A parking place in central Manhattan recently went on the market for $225,000. If I were rich enough to pay that much for a parking space, I know I would fight tooth and nail for the chance to pay $8 for each commute and receive, in return, a shorter, less congested and less smoggy ride. Most travelers in Manhattan take the subway or a cab, and cab rides would also be quicker and more pleasant with less congestion. Polls showed that New Yorkers generally favored Bloomberg’s plan, and it seemed like a no-brainer.
Enter the New York state legislature. The City had to apply for up to $500 million in federal funds to pay for the program, for such things as automatic cameras and computers to enforce the pricing system.

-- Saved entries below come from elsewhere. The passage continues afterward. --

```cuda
const char* cugraph_error_message(const cugraph_error_t* error)
{
  if (error == nullptr) return nullptr;
  return reinterpret_cast<error_impl const*>(error)->message.c_str();
}

void cugraph_error_free(cugraph_error_t* error)
{
  if (error != nullptr) delete reinterpret_cast<error_impl*>(error);
}

cugraph_resource_handle_t* cugraph_create_resource_handle(void* raft_handle)
{
  if (raft_handle != nullptr) {
    std::fprintf(stderr, "cugraph_create_resource_handle: multi-GPU goes through cugraph_b200.mg (torch.distributed) + the "
                         "cugraph_b200_block_* entry points\n");
    return nullptr;
  }
  return create_handle("cugraph_create_resource_handle", nullptr, false);
}

int cugraph_resource_handle_get_comm_size(const cugraph_resource_handle_t*) { return 1; }

int cugraph_resource_handle_get_rank(const cugraph_resource_handle_t*) { return 0; }

void cugraph_free_resource_handle(cugraph_resource_handle_t* handle)
{
  if (!handle) return;
  auto* h = reinterpret_cast<handle_impl*>(handle);
  cudaStreamSynchronize(h->stream);
// ... 248 lines not shown
```

cugraph_b200/csrc/common.cuh:

```cuda
#pragma once

#include <cugraph_c/b200_ext.h>
#include <cugraph_c/graph_functions.h>
#include <cugraph_c/labeling_algorithms.h>
#include <cuda_runtime.h>

#include <algorithm>
#include <cstdint>
#include <cstdio>
#include <cstdlib>
#include <cstring>
#include <stdexcept>
#include <string>
#include <utility>

namespace b200 {

struct error_impl {
  std::string message;
};

struct capi_exception : public std::runtime_error {
  cugraph_error_code_t code;
  capi_exception(cugraph_error_code_t c, std::string const& m) : std::runtime_error(m), code(c) {}
// ... 9 lines not shown
    cudaError_t e__ = (call);                                                                    \
    if (e__ != cudaSuccess) {                                                                    \
      cudaGetLastError();                                                                        \
      throw ::b200::capi_exception(                                                              \
        e__ == cudaErrorMemoryAllocation ? CUGRAPH_ALLOC_ERROR : CUGRAPH_UNKNOWN_ERROR,          \
        std::string("CUDA error ") + cudaGetErrorName(e__) + " at " + __FILE__ + ":" +           \
          std::to_string(__LINE__) + ": " + cudaGetErrorString(e__));                            \
    }                                                                                            \
  } while (0)

template <typename F>
cugraph_error_code_t guarded(cugraph_error_t** error, F&& f)
{
  if (error) *error = nullptr;
  try {
    f();
    return CUGRAPH_SUCCESS;
  } catch (capi_exception const& e) {
    if (error) *error = reinterpret_cast<cugraph_error_t*>(new error_impl{e.what()});
    return e.code;
  } catch (std::bad_alloc const&) {
    if (error) *error = reinterpret_cast<cugraph_error_t*>(new error_impl{"host allocation failed"});
    return CUGRAPH_ALLOC_ERROR;
  } catch (std::exception const& e) {
    if (error) *error = reinterpret_cast<cugraph_error_t*>(new error_impl{e.what()});
    return CUGRAPH_UNKNOWN_ERROR;
  }
}

inline size_t dtype_size(cugraph_data_type_id_t t)
{
  switch (t) {
    case INT8:
    case UINT8:
    case BOOL: return 1;
    case INT16:
    case UINT16: return 2;
    case INT32:
    case UINT32:
    case FLOAT32: return 4;
    case INT64:
    case UINT64:
    case FLOAT64:
    case SIZE_T: return 8;
    default: return 0;
  }
}

struct tuning_t {
  long long sweep_min_edges{1ll << 22};
  bool sweep_bank_order{true};
  int sweep_bands{0};
  int sweep_tail_degree{0};
  double bfs_alpha{40.0}, bfs_beta{24.0};
  bool sssp_adaptive{true};
  double sssp_delta_scale{1.0};
  double sssp_start_div{64.0};
  bool sssp_small_rounds{true};
  int sssp_split_rounds{1};
  unsigned long long sssp_split_min_edges{1ull << 20};
  unsigned long long advance_split_edges{1ull << 31};
  long long offs64_min_edges{1ll << 31};
  bool bfs_trace{false}, sssp_trace{false}, build_trace{false}, scc_trace{false};
  static tuning_t from_env()
  {
    tuning_t t;
    auto get = [](const char* k) { return std::getenv(k); };
    if (auto e = get("CUGRAPH_B200_SWEEP_MIN_EDGES")) t.sweep_min_edges = std::atoll(e);
    if (auto e = get("CUGRAPH_B200_SWEEP_BANK_ORDER")) t.sweep_bank_order = std::atoi(e) != 0;
    if (auto e = get("CUGRAPH_B200_SWEEP_BANDS")) t.sweep_bands = std::max(0, std::atoi(e));
    if (auto e = get("CUGRAPH_B200_SWEEP_TAIL_DEGREE")) t.sweep_tail_degree = std::max(0, std::atoi(e));
    if (auto e = get("CUGRAPH_B200_BFS_ALPHA")) t.bfs_alpha = std::atof(e);
    if (auto e = get("CUGRAPH_B200_BFS_BETA")) t.bfs_beta = std::atof(e);
    if (auto e = get("CUGRAPH_B200_SSSP_ADAPTIVE")) t.sssp_adaptive = std::atoi(e) != 0;
    if (auto e = get("CUGRAPH_B200_SSSP_DELTA_SCALE")) t.sssp_delta_scale = std::atof(e);
    if (auto e = get("CUGRAPH_B200_SSSP_START_DIV")) t.sssp_start_div = std::max(1.0, std::atof(e));
    if (auto e = get("CUGRAPH_B200_SSSP_SMALL_ROUNDS")) t.sssp_small_rounds = std::atoi(e) != 0;
    if (auto e = get("CUGRAPH_B200_SSSP_SPLIT_ROUNDS")) t.sssp_split_rounds = std::max(1, std::atoi(e));
    if (auto e = get("CUGRAPH_B200_SSSP_SPLIT_MIN_EDGES")) t.sssp_split_min_edges = std::strtoull(e, nullptr, 10);
    if (auto e = get("CUGRAPH_B200_ADVANCE_SPLIT_EDGES")) t.advance_split_edges = std::min<unsigned long long>(std::max<unsigned long long>(std::strtoull(e, nullptr, 10), 2ull), 1ull << 31);
    if (auto e = get("CUGRAPH_B200_OFFS64_MIN_EDGES")) t.offs64_min_edges = std::min(std::max(std::atoll(e), 0ll), 1ll << 31);
    t.bfs_trace   = get("CUGRAPH_B200_BFS_TRACE") != nullptr;
    t.sssp_trace  = get("CUGRAPH_B200_SSSP_TRACE") != nullptr;
    t.build_trace = get("CUGRAPH_B200_BUILD_TRACE") != nullptr;
    t.scc_trace   = get("CUGRAPH_B200_SCC_TRACE") != nullptr;
    return t;
  }
};

struct handle_impl {
  tuning_t tune{};
  int device{0};
  cudaStream_t stream{nullptr};
  bool borrowed_stream{false};
  int sm_count{132};
  size_t l2_bytes{0};
  mutable size_t launches{0};
  void* pinned{nullptr};
};

inline handle_impl const& H(const cugraph_resource_handle_t* h)
{
  B200_EXPECTS(h != nullptr, CUGRAPH_INVALID_HANDLE, "resource handle is NULL");
  return *reinterpret_cast<handle_impl const*>(h);
}

inline bool bfs_bottom_up(handle_impl const& h, bool bottom_up, long long n_f, long long prev_n_f, unsigned long long m_f,
                          unsigned long long m_u, long long n_unvisited)
{
  if (!bottom_up && (double)m_f * h.tune.bfs_alpha > (double)m_u && n_f >= prev_n_f) return true;
  if (bottom_up && (double)n_f * h.tune.bfs_beta < (double)n_unvisited && n_f < prev_n_f) return false;
  return bottom_up;
}

bool stream_is_live(cudaStream_t s);
void register_stream(cudaStream_t s);
void unregister_stream(cudaStream_t s);

void* block_alloc(size_t bytes, cudaStream_t s, size_t* capacity);
void block_free(void* p, size_t capacity, cudaStream_t s);

class dbuf {
 public:
  dbuf() = default;
  dbuf(size_t bytes, cudaStream_t s) : bytes_(bytes), stream_(s)
  {
    if (bytes_ > 0) p_ = block_alloc(bytes_, s, &cap_);
  }
  dbuf(dbuf const&)            = delete;
  dbuf& operator=(dbuf const&) = delete;
  dbuf(dbuf&& o) noexcept { swap(o); }
  dbuf& operator=(dbuf&& o) noexcept
  {
    if (this != &o) {
      release();
      swap(o);
    }
    return *this;
  }
  ~dbuf() { release(); }
  void release()
  {
    if (p_) block_free(p_, cap_, stream_);
    p_     = nullptr;
    bytes_ = cap_ = 0;
  }
  void* data() const { return p_; }
// ... 40 lines not shown
};

struct host_array_view_impl {
  void* data{nullptr};
  size_t size{0};
  cugraph_data_type_id_t type{INT32};
  size_t nbytes() const { return size * dtype_size(type); }
};

struct host_array_impl {
  void* data{nullptr};
  size_t size{0};
  cugraph_data_type_id_t type{INT32};
};

inline device_array_view_impl const* V(const cugraph_type_erased_device_array_view_t* v)
{
  return reinterpret_cast<device_array_view_impl const*>(v);
}

inline cugraph_type_erased_device_array_t* wrap_array(dbuf&& b, size_t n, cugraph_data_type_id_t t)
{
  auto* a = new device_array_impl{std::move(b), n, t};
  return reinterpret_cast<cugraph_type_erased_device_array_t*>(a);
}

struct centrality_result_impl {
  device_array_impl* vertices{nullptr};
  device_array_impl* values{nullptr};
  size_t iterations{0};
  bool converged{false};
};

struct paths_result_impl {
  device_array_impl* vertices{nullptr};
  device_array_impl* distances{nullptr};
  device_array_impl* predecessors{nullptr};
};

struct labeling_result_impl {
  device_array_impl* vertices{nullptr};
  device_array_impl* labels{nullptr};
};

constexpr int kBlock = 256;

inline int grid_for(int64_t n, int per_thread = 1, int max_grid = 1 << 20)
{
  const int64_t b = (n + (int64_t)kBlock * per_thread - 1) / ((int64_t)kBlock * per_thread);
  return (int)std::min<int64_t>(std::max<int64_t>(b, 1), std::min(max_grid, 1 << 20));
}

#ifndef B200_HOST_EMU
#define B200_LAUNCH(h, kernel, grid, block, smem, ...)                           \
  do {                                                                           \
    if ((grid) > 0) {                                                            \
      kernel<<<(grid), (block), (smem), (h).stream>>>(__VA_ARGS__);              \
      (h).launches++;                                                            \
    }                                                                            \
  } while (0)
__device__ __forceinline__ bool is_commit_lane() { return (threadIdx.x & 31) == 0; }
#else
#define B200_LAUNCH(h, kernel, grid, block, smem, ...)                           \
  do {                                                                           \
    if ((grid) > 0) {                                                            \
      emu_launch((grid), (block), (size_t)(smem), [&] { kernel(__VA_ARGS__); }); \
      (h).launches++;                                                            \
    }                                                                            \
  } while (0)
inline bool is_commit_lane() { return true; }
#endif
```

In order to get that federal money, the state legislators had to sign on to the plan. All they had to do was approve the plan to get up to half a billion federal dollars for the city that puts their state on the map everywhere on the globe.
Did they? No. And why didn’t they? No particular reason. They just didn’t like the cut of Bloomberg’s jib. Some Democrats resented him for switching to the Republican party in order to win the mayor’s office. Some resented his success as mayor and his lofting a trial balloon for the presidency as an independent. Some had the gall to claim that he had not explained the program adequately, when his staff had provided material three months in advance and even I, who lived in New York only briefly 30 years ago, knew most of its details.
When I read that article, I was dumfounded. I could not believe that grown-up legislators could destroy such a promising and innovative energy-saving program for such petty, stupid and childish reasons. And then I recalled Congress and Washington over the last decade. As I began to wonder how soon the United States might devolve into a third-world nation, I thought again of race.
Without giving up my anonymity, I can confess I have no African blood. I hope that I’ve managed to expunge both racism and reverse racism from my psyche. Every time I have trouble seeing an African-American in perspective, I imagine that he or she is white. Sometimes that helps.
But try as I might, I just can’t imagine Colin Powell, Barack Obama, Robert Moses or Charlie Rangel being as stupid and petty as the members of the New York Legislature. They weren’t born with Dubya’s family or Sam Simon’s luck. They had to fight for every step forward. They had to ignore the slings and arrows of outrageous insult every day of their lives. Their struggles made them serious people. Their African blood and the constant pressure of American racism didn’t give them the luxury of indolence, pettiness or stupidity.
My mind drifted back to Robert Moses, and I thought again about his algebra. Surely if the New York legislature were full of Robert Moseses, it could add two and two. Surely if Congress could do algebra like him, it could find a way out of Iraq and convince even a recalcitrant president. We should be so lucky.